AIM: To find potential mutable sites by detecting mutations of the candidate gene in a kindred with polycystic liver disease (PCLD).

METHODS: First, we chose a kindred with PCLD and obtained five venous blood samples of this kindred after the family members signed the informed consent form. In the kindred two cases were diagnosed with PCLD, and the left three cases were normal individuals. All the blood samples were preserved at -85 °C. Second, we extracted the genomic DNA from the venous blood samples of the kindred using a QIAamp DNA Mini Kit and then performed long-range polymerase chain reaction (PCR) with different primers. The exons of PKD1 were all sequenced with the forward and reverse primers to ensure the accuracy of the results. Next, we purified the PCR products and directly sequenced them using Big Dye Terminator Chemistry version 3.1. The sequencing reaction was conducted with BiomekFX (Beckman). Finally, we analyzed the results.

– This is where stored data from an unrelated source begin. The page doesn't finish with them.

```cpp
template <typename T, int C, int KC = sa_chunk_k(C), int SC = sa_stage_chunks(C), int PER_CU = sa_per_cu(C)>
__global__ void __launch_bounds__(64 * SA_NW, PER_CU) seq_self_attention_kernel(const AaSeqSelfAttn p) {
    constexpr int NW = SA_NW;
    constexpr int H = C / 64, NKS = C / 16, NKC = C / KC, SPP = NKC / SC;
    static_assert(C % 64 == 0 && NKC % SC == 0 && (KC == 64 || KC == 32), "channels");
    constexpr int CHUNK_BYTES = 128 * KC;
    constexpr int RB = 2 * KC;
    constexpr int SPR = KC / 8;
    constexpr int RPB = 256 / RB;
    constexpr int RPP = 1024 / RB;
    constexpr int PPC = 64 / RPP;
    constexpr int SPC = KC / 16;
    constexpr int STAGE_BYTES = SC * CHUNK_BYTES;
    constexpr int PIECES = SC * PPC, PPW = PIECES / NW;
    static_assert(PIECES % NW == 0, "DMA share");
    constexpr unsigned OOB = 0x80000000u;
    char* ring = dyn_smem();
    char* xch = ring + 2 * STAGE_BYTES;

    const int tid = threadIdx.x, lane = tid & 63;
    const int wave = wave_id();
    const int c = lane & 31, h = lane >> 5;
    const int L = p.seq_len;
    const int P = (32 * NW) / L;
    const int n_seq = p.n_outer * p.n_inner;
    const int s0 = blockIdx.x * P;
    const int rows_valid = min(P, n_seq - s0) * L;
    const bool wave_live = 32 * wave < rows_valid;

    const int r = 32 * wave + c;
    const bool row_ok = r < rows_valid;
    const int rs = r / L, rp = r - rs * L;
    const int64_t trow = row_ok ? sa_seq_row(p, s0 + rs) + (int64_t)rp * p.pos_stride : 0;
    const int key_lo = rs * L - 32 * (wave - 1) - 4 * h;
    const bool from_prev = rs * L < 32 * wave;
    const int key_lo_side = from_prev ? key_lo : key_lo - 64;

    const BufRsrc r_x = make_rsrc(p.x, (unsigned)p.x_bytes);
    const BufRsrc r_o = make_rsrc(p.o, (unsigned)p.o_bytes);
    const BufRsrc r_w = make_rsrc(p.w, (unsigned)((int64_t)H * 3 * 64 * C * 2));

    unsigned w_lane[PPW];
#pragma unroll
    for (int j = 0; j < PPW; ++j) {
        const int pi = wave + NW * j, kc = pi / PPC, rg = pi % PPC;
        const int row = RPP * rg + lane / SPR;
        const int slot = (lane % SPR) ^ ((row / RPB) & (SPR - 1));
        w_lane[j] = (unsigned)((row * C + kc * KC + slot * 8) * 2);
    }
    constexpr int NQH = H * 3 * SPP;
    const bool has_pre = p.pre_w != nullptr;
    const int NPRE = has_pre ? (C / 64) * SPP : 0;
    const int NQ = NPRE + NQH;
    const BufRsrc r_pw = make_rsrc(p.pre_w, has_pre ? (unsigned)((int64_t)C * C * 2) : 0u);
    auto issue = [&](int q, int buf) __attribute__((always_inline)) {
        const bool pre = q < NPRE;
        const int qq = pre ? q : q - NPRE;
        const int hp = qq / SPP, sub = qq - hp * SPP;
        const unsigned uni = (unsigned)((hp * 64 * C + sub * SC * KC) * 2);
#pragma unroll
        for (int j = 0; j < PPW; ++j) {
            const int pi = wave + NW * j;
            async_copy16_buf_s(pre ? r_pw : r_w, w_lane[j], uni, ring + buf * STAGE_BYTES + (pi / PPC) * CHUNK_BYTES + (pi % PPC) * 1024);
        }
    };
    const int dbg = p.flags;
    issue(0, 0);

    u32x4 xf[NKS];
    if (!wave_live) {
#pragma unroll
        for (int u = 0; u < 8; ++u) *reinterpret_cast<u32x4*>(xch + wave * 8192 + u * 1024 + lane * 16) = u32x4{0u, 0u, 0u, 0u};
    }

    unsigned wa[SPC];
#pragma unroll
    for (int v = 0; v < SPC; ++v) wa[v] = (unsigned)(c * RB + ((((v >> 1) * 4 + 2 * h + (v & 1)) ^ ((c / RPB) & (SPR - 1))) << 4));

    const float sl2e = p.scale * 1.4426950408889634f;
    f32x16 zero16;
#pragma unroll
    for (int e = 0; e < 16; ++e) zero16[e] = 0.0f;

    f32x16 acc[2];
    auto stage = [&](auto pass_, auto sub_, const char* st, const u32x4 (&xop)[NKS]) __attribute__((always_inline)) {
        constexpr int pass = decltype(pass_)::value, sub = decltype(sub_)::value;
        constexpr int NU = SPC * SC;
        u32x4 wf[3][2];
        const char* b4[SPC];
#pragma unroll
        for (int v = 0; v < SPC; ++v) b4[v] = st + wa[v];
        auto rd = [&](auto u_) __attribute__((always_inline)) {
            constexpr int u = decltype(u_)::value, kc = u / SPC, v = u % SPC, set = u % 3;
            lds_read16_async_off<kc * CHUNK_BYTES>(wf[set][0], b4[v]);
            lds_read16_async_off<kc * CHUNK_BYTES + 32 * RB>(wf[set][1], b4[v]);
        };
        rd(IntTag<0>());
        if constexpr (NU > 1) rd(IntTag<1>());
        static_for<NU>([&](auto u_) __attribute__((always_inline)) {
            constexpr int u = decltype(u_)::value, set = u % 3, ks = sub * SC * SPC + u;
            if constexpr (u + 2 < NU) { rd(IntTag<u + 2>()); lds_wait<4>(wf[set][0]); }
            else if constexpr (u + 1 < NU) lds_wait<2>(wf[set][0]);
            else lds_wait<0>(wf[set][0]);
            lds_pin(wf[set][1]);
#pragma unroll
            for (int j = 0; j < 2; ++j) {
                if constexpr (pass == 1) acc[j] = mfma_32x32x16(T(), xop[ks], wf[set][j], acc[j]);
                else                     acc[j] = mfma_32x32x16(T(), wf[set][j], xop[ks], acc[j]);
            }
        });
    };
    f32x16 pbias[2];
    auto fetch_bias = [&](auto pass_, const float* b) __attribute__((always_inline)) {
        constexpr int pass = decltype(pass_)::value;
        acc[0] = zero16; acc[1] = zero16;
        if (b == nullptr) { pbias[0] = zero16; pbias[1] = zero16; return; }
#pragma unroll
        for (int j = 0; j < 2; ++j) {
            if constexpr (pass == 1) {
                const float v = b[32 * j + c];
#pragma unroll
                for (int e = 0; e < 16; ++e) pbias[j][e] = v;
            } else {
#pragma unroll
                for (int g4 = 0; g4 < 4; ++g4) {
                    const f32x4 v = *reinterpret_cast<const f32x4*>(b + 32 * j + 8 * g4 + 4 * h);
#pragma unroll
                    for (int e = 0; e < 4; ++e) pbias[j][4 * g4 + e] = v[e];
                }
            }
        }
    };
    auto to_operands = [&](u32x4 (&op)[4]) __attribute__((always_inline)) {
#pragma unroll
        for (int j = 0; j < 2; ++j)
#pragma unroll
            for (int t = 0; t < 2; ++t) {
                Pack8<T> v;
#pragma unroll
                for (int e = 0; e < 8; ++e) v.e[e] = (T)(acc[j][8 * t + e] + pbias[j][8 * t + e]);
                op[2 * j + t] = v.raw;
            }
    };

    int q = 0;
    {
        const unsigned xb = (row_ok && !(dbg & 8)) ? (unsigned)(trow * p.ldx * 2) + (unsigned)(16 * h * 2) : OOB;
        if (has_pre) {
            u32x4 xin[NKS];
#pragma unroll
            for (int ks = 0; ks < NKS; ++ks) xin[ks] = buf_load16(r_x, xb + (unsigned)((32 * (ks >> 1) + 8 * (ks & 1)) * 2));
            const int64_t rows_ext = p.x_bytes / (2 * (int64_t)p.ldx);
            const BufRsrc r_res = make_rsrc(p.pre_residual, p.pre_residual ? (unsigned)(rows_ext * p.ld_res * 2) : 0u);
            const BufRsrc r_po = make_rsrc(p.pre_out, (unsigned)(rows_ext * p.ld_pre * 2));
            const unsigned rb = (row_ok && p.pre_residual) ? (unsigned)(trow * p.ld_res * 2) + (unsigned)(16 * h * 2) : OOB;
            const unsigned pb = (row_ok && !(dbg & 16)) ? (unsigned)(trow * p.ld_pre * 2) + (unsigned)(16 * h * 2) : OOB;
            static_for<C / 64>([&](auto pp_) __attribute__((always_inline)) {
                constexpr int pp = decltype(pp_)::value;
                u32x4 res[4];
                static_for<SPP>([&](auto sub_) __attribute__((always_inline)) {
                    if (sub_.value == 0 && pp > 0) lds_wait_all(); else mem_wait_all();
                    block_barrier();
                    if (q + 1 < NQ && !((dbg & 2) && q >= 1)) issue(q + 1, (q + 1) & 1);
                    if constexpr (sub_.value == 0) fetch_bias(IntTag<0>(), p.pre_bias ? p.pre_bias + pp * 64 : nullptr);
                    if constexpr (sub_.value == SPP - 1) {
#pragma unroll
                        for (int u = 0; u < 4; ++u) res[u] = buf_load16(r_res, rb + (unsigned)((64 * pp + 32 * (u >> 1) + 8 * (u & 1)) * 2));
                    }
                    if (wave_live && !(dbg & 4)) stage(IntTag<0>(), sub_, ring + (q & 1) * STAGE_BYTES, xin);
                    ++q;
                });
                dma_wait<0>();
#pragma unroll
                for (int j = 0; j < 2; ++j)
#pragma unroll
                    for (int t = 0; t < 2; ++t) {
                        Pack8<T> v; v.raw = res[2 * j + t];
#pragma unroll
                        for (int e = 0; e < 8; ++e) v.e[e] = (T)(acc[j][8 * t + e] + pbias[j][8 * t + e] + (float)v.e[e]);
                        buf_store16(r_po, pb + (unsigned)((64 * pp + 32 * j + 8 * t) * 2), v.raw);
                    }
            });
            dma_wait<0>();
            const unsigned pl = row_ok ? (unsigned)(trow * p.ld_pre * 2) + (unsigned)(16 * h * 2) : OOB;
#pragma unroll
            for (int ks = 0; ks < NKS; ++ks) xf[ks] = buf_load16(r_po, pl + (unsigned)((32 * (ks >> 1) + 8 * (ks & 1)) * 2));
        } else {
#pragma unroll
            for (int ks = 0; ks < NKS; ++ks) xf[ks] = buf_load16(r_x, xb + (unsigned)((32 * (ks >> 1) + 8 * (ks & 1)) * 2));
        }
    }
    if (p.normalize && !(dbg & (8 | 32))) {
        float sum = 0.0f;
#pragma unroll
        for (int ks = 0; ks < NKS; ++ks)
#pragma unroll
            for (int k = 0; k < 4; ++k) sum = dot2_f32(T(), xf[ks][k], ones_pair(T()), sum);
        const float mean = wave_sum_halves(sum) * (1.0f / (float)C);
        const f32x2 nmean2 = f32x2{-mean, -mean};
        f32x2 var2 = f32x2{0.0f, 0.0f};
#pragma unroll
        for (int ks = 0; ks < NKS; ++ks) {
            Pack8<T> v; v.raw = xf[ks];
#pragma unroll
            for (int e = 0; e < 8; e += 2) {
                const f32x2 d = f32x2{(float)v.e[e], (float)v.e[e + 1]} + nmean2;
                var2 = __builtin_elementwise_fma(d, d, var2);
            }
        }
        const float rstd = 1.0f / sqrtf(wave_sum_halves(var2[0] + var2[1]) * (1.0f / (float)C) + p.ln_eps);
        const f32x2 rstd2 = f32x2{rstd, rstd}, off2 = f32x2{-mean * rstd, -mean * rstd};
#pragma unroll
        for (int ks = 0; ks < NKS; ++ks) {
            Pack8<T> v; v.raw = xf[ks];
#pragma unroll
            for (int e = 0; e < 8; e += 2) {
                const f32x2 y = __builtin_elementwise_fma(f32x2{(float)v.e[e], (float)v.e[e + 1]}, rstd2, off2);
                v.e[e] = (T)y[0]; v.e[e + 1] = (T)y[1];
            }
            xf[ks] = v.raw;
        }
    }
    for (int head = 0; head < H; ++head) {
        u32x4 qop[4];
        static_for<3>([&](auto pass_) __attribute__((always_inline)) {
            constexpr int pass = decltype(pass_)::value;
            static_for<SPP>([&](auto sub_) __attribute__((always_inline)) {
                if (pass == 0 && sub_.value == 0 && (head > 0 || has_pre)) lds_wait_all(); else mem_wait_all();
                block_barrier();
                if (q + 1 < NQ && !((dbg & 2) && q >= 1)) issue(q + 1, (q + 1) & 1);
                if constexpr (sub_.value == 0) fetch_bias(pass_, p.w_bias ? p.w_bias + (head * 3 + pass) * 64 : nullptr);
                if (wave_live && !(dbg & 4)) stage(pass_, sub_, ring + (q & 1) * STAGE_BYTES, xf);
                ++q;
            });
            if (wave_live) {
                if constexpr (pass < 2) {
                    u32x4 op[4];
                    to_operands(op);
#pragma unroll
                    for (int u = 0; u < 4; ++u) *reinterpret_cast<u32x4*>(xch + wave * 8192 + (4 * pass + u) * 1024 + lane * 16) = op[u];
                } else to_operands(qop);
            }
        });
        if (!wave_live || (dbg & 1)) { dma_wait<0>(); continue; }
        f32x16 sacc[3];
        bool have[3];
        const char* xslot[3];
#pragma unroll
        for (int n = 0; n < 3; ++n) {
            const int kb = wave - 1 + n;
            have[n] = kb >= 0 && kb < NW && 32 * kb < rows_valid;
            xslot[n] = xch + (have[n] ? kb : wave) * 8192 + lane * 16;
            sacc[n] = zero16;
        }
        {
            u32x4 kf[3][4];
#pragma unroll
            for (int n = 0; n < 3; ++n) {
                lds_read16_async_off<0>(kf[n][0], xslot[n]);
                lds_read16_async_off<1024>(kf[n][1], xslot[n]);
                lds_read16_async_off<2048>(kf[n][2], xslot[n]);
                lds_read16_async_off<3072>(kf[n][3], xslot[n]);
            }
            static_for<3>([&](auto n_) __attribute__((always_inline)) {
                constexpr int n = decltype(n_)::value;
                lds_wait<4 * (2 - n)>(kf[n][0]);
                lds_pin(kf[n][1]); lds_pin(kf[n][2]); lds_pin(kf[n][3]);
                if (have[n]) {
#pragma unroll
                    for (int u = 0; u < 4; ++u) sacc[n] = mfma_32x32x16(T(), kf[n][u], qop[u], sacc[n]);
                }
            });
        }
        f32x16 side;
#pragma unroll
        for (int e = 0; e < 16; ++e) side[e] = from_prev ? sacc[0][e] : sacc[2][e];
        float mx = -1.0e30f;
#pragma unroll
        for (int e = 0; e < 16; ++e) {
            const int off = (e & 3) + 8 * (e >> 2);
            const bool ok_s = (unsigned)(off - key_lo_side) < (unsigned)L;
            const bool ok_o = (unsigned)(off + 32 - key_lo) < (unsigned)L;
            const float ts = ok_s ? side[e] * sl2e : -1.0e30f;
            const float to = ok_o ? sacc[1][e] * sl2e : -1.0e30f;
            side[e] = ts;
            sacc[1][e] = to;
            mx = fmaxf(mx, fmaxf(ts, to));
        }
        mx = wave_max_halves(mx);
        float ps = 0.0f;
        u32x4 pop[3][2];
#pragma unroll
        for (int t = 0; t < 2; ++t) {
            Pack8<T> pk_s, pk_o;
#pragma unroll
            for (int e = 0; e < 8; ++e) {
                const float p_s = fast_exp2(side[8 * t + e] - mx), p_o = fast_exp2(sacc[1][8 * t + e] - mx);
                ps += p_s + p_o;
                pk_s.e[e] = (T)p_s;
                pk_o.e[e] = (T)p_o;
            }
            pop[1][t] = pk_o.raw;
#pragma unroll
            for (int k = 0; k < 4; ++k) { pop[0][t][k] = from_prev ? pk_s.raw[k] : 0u; pop[2][t][k] = from_prev ? 0u : pk_s.raw[k]; }
        }
        const float inv = 1.0f / wave_sum_halves(ps);
        f32x16 oacc[2];
        oacc[0] = zero16; oacc[1] = zero16;
        {
            u32x4 vf[3][4];
#pragma unroll
            for (int n = 0; n < 3; ++n) {
                lds_read16_async_off<4096>(vf[n][0], xslot[n]);
// ... 32 lines not shown
```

RESULTS: A total of 42 normal exons were identified in detecting mutations of the PKD1 gene. A synonymous mutation occurred in exon 5. The mutation was a homozygous T in the proband and was C in the reference sequence. This mutation was located in the third codon and did not change the amino acid encoded by the codon. Missense mutations occurred in exons 11 and 35. These mutations were located in the second codon; they changed the amino acid sequence and existed in the dbSNP library. A nonsense mutation occurred in exon 15. The mutation was a heterozygous CT in the proband and was C in the reference sequence. This mutation was located in the first codon and resulted in a termination codon. This mutation had an obvious influence on the encoded protein and changed the length of the protein from 4303 to 2246 amino acids. This was a new mutation that was not present in the dbSNP library.

CONCLUSION: The nonsense mutation of exon 15 existed in the proband and in the third individual. Additionally, the proband was heterozygous for this mutation, so the mutable site was a pathogenic mutation.

Keywords: Gene mutation, Polycystic liver disease, Kindred

Core tip: This study explored the mutable sites in the PKD1 gene and found the potential mutable sites by detecting mutations of the candidate gene in a kindred with polycystic liver disease (PCLD). We analysed five blood samples obtained from the kindred by using long-range polymerase chain reaction and direct sequencing with different primers. We found synonymous mutations in exons 5, 11, 15, and 35 of the PKD1 gene. Only the mutation in exon 15 was not in the dbSNP library, and it was a heterozygous CT in the proband and was C in the reference sequence. This mutation was located in the first codon and resulted in a termination codon. This nonsense mutation existed also in the third individual, so the mutable site was a pathogenic mutation.